Action item: Your task is to copy every line below that contains the word "lane".

──────── Records

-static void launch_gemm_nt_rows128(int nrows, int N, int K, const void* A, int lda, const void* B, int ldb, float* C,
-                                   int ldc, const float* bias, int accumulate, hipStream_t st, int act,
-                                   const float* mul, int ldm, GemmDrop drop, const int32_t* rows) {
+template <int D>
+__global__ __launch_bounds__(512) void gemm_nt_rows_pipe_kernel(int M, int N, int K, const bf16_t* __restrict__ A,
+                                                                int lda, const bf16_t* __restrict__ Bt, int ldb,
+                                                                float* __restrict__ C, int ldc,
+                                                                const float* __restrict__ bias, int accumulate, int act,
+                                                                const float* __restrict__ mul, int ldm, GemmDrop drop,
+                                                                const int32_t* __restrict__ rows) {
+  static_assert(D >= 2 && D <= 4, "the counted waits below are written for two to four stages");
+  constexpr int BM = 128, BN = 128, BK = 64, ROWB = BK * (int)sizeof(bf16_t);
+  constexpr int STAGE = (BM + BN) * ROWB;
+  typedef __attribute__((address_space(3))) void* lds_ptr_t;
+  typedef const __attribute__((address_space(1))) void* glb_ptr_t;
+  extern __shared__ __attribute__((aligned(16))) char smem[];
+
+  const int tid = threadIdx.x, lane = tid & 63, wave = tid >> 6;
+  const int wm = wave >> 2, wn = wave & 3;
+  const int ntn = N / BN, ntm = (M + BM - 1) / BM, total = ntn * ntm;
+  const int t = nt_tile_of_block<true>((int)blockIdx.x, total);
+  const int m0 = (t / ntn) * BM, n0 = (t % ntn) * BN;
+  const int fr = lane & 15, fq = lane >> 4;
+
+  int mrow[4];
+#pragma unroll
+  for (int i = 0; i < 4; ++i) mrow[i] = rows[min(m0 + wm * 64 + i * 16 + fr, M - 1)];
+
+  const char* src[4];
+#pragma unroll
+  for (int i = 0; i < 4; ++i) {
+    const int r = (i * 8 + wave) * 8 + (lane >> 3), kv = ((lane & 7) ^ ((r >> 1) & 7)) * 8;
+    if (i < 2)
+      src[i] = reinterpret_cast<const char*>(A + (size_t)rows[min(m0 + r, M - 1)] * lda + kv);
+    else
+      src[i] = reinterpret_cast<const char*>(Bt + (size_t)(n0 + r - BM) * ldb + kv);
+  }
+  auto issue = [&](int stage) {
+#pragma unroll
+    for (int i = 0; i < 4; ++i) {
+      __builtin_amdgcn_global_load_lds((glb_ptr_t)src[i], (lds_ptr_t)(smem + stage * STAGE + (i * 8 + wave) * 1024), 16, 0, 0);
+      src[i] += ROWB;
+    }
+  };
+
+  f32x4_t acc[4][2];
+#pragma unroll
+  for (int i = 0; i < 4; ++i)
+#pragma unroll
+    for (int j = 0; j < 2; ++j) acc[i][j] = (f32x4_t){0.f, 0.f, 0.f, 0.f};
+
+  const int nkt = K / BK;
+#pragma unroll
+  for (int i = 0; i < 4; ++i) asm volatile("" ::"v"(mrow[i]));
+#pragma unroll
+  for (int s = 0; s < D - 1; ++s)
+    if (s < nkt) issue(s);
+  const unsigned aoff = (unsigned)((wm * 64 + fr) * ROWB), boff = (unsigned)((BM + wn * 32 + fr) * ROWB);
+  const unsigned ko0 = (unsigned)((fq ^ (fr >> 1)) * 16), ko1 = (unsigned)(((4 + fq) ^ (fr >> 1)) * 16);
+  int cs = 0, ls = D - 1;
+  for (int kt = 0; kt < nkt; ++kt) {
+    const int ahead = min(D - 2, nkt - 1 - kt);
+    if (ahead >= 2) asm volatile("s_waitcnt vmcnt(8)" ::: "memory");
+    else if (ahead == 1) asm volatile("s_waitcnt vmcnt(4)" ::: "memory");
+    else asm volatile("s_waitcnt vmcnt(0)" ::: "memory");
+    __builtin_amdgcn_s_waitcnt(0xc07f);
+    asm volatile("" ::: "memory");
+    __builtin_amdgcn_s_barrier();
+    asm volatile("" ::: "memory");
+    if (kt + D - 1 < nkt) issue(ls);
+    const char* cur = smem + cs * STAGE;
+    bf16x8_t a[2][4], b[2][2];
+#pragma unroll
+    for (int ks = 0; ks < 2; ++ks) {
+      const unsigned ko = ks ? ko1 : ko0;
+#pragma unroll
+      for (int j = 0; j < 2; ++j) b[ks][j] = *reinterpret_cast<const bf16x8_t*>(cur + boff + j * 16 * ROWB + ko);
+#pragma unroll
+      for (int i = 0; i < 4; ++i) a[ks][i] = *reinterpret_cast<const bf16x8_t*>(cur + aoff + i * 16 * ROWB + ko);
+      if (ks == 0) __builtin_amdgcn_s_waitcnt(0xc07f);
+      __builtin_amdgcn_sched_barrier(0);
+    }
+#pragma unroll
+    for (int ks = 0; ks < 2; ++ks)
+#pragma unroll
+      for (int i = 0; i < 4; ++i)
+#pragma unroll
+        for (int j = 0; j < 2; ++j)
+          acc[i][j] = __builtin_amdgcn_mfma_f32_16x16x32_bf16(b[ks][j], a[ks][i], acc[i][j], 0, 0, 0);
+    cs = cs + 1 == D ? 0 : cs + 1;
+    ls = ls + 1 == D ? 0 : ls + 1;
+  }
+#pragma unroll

────────────────

Exercise response:
+  const int tid = threadIdx.x, lane = tid & 63, wave = tid >> 6;
+  const int fr = lane & 15, fq = lane >> 4;
+    const int r = (i * 8 + wave) * 8 + (lane >> 3), kv = ((lane & 7) ^ ((r >> 1) & 7)) * 8;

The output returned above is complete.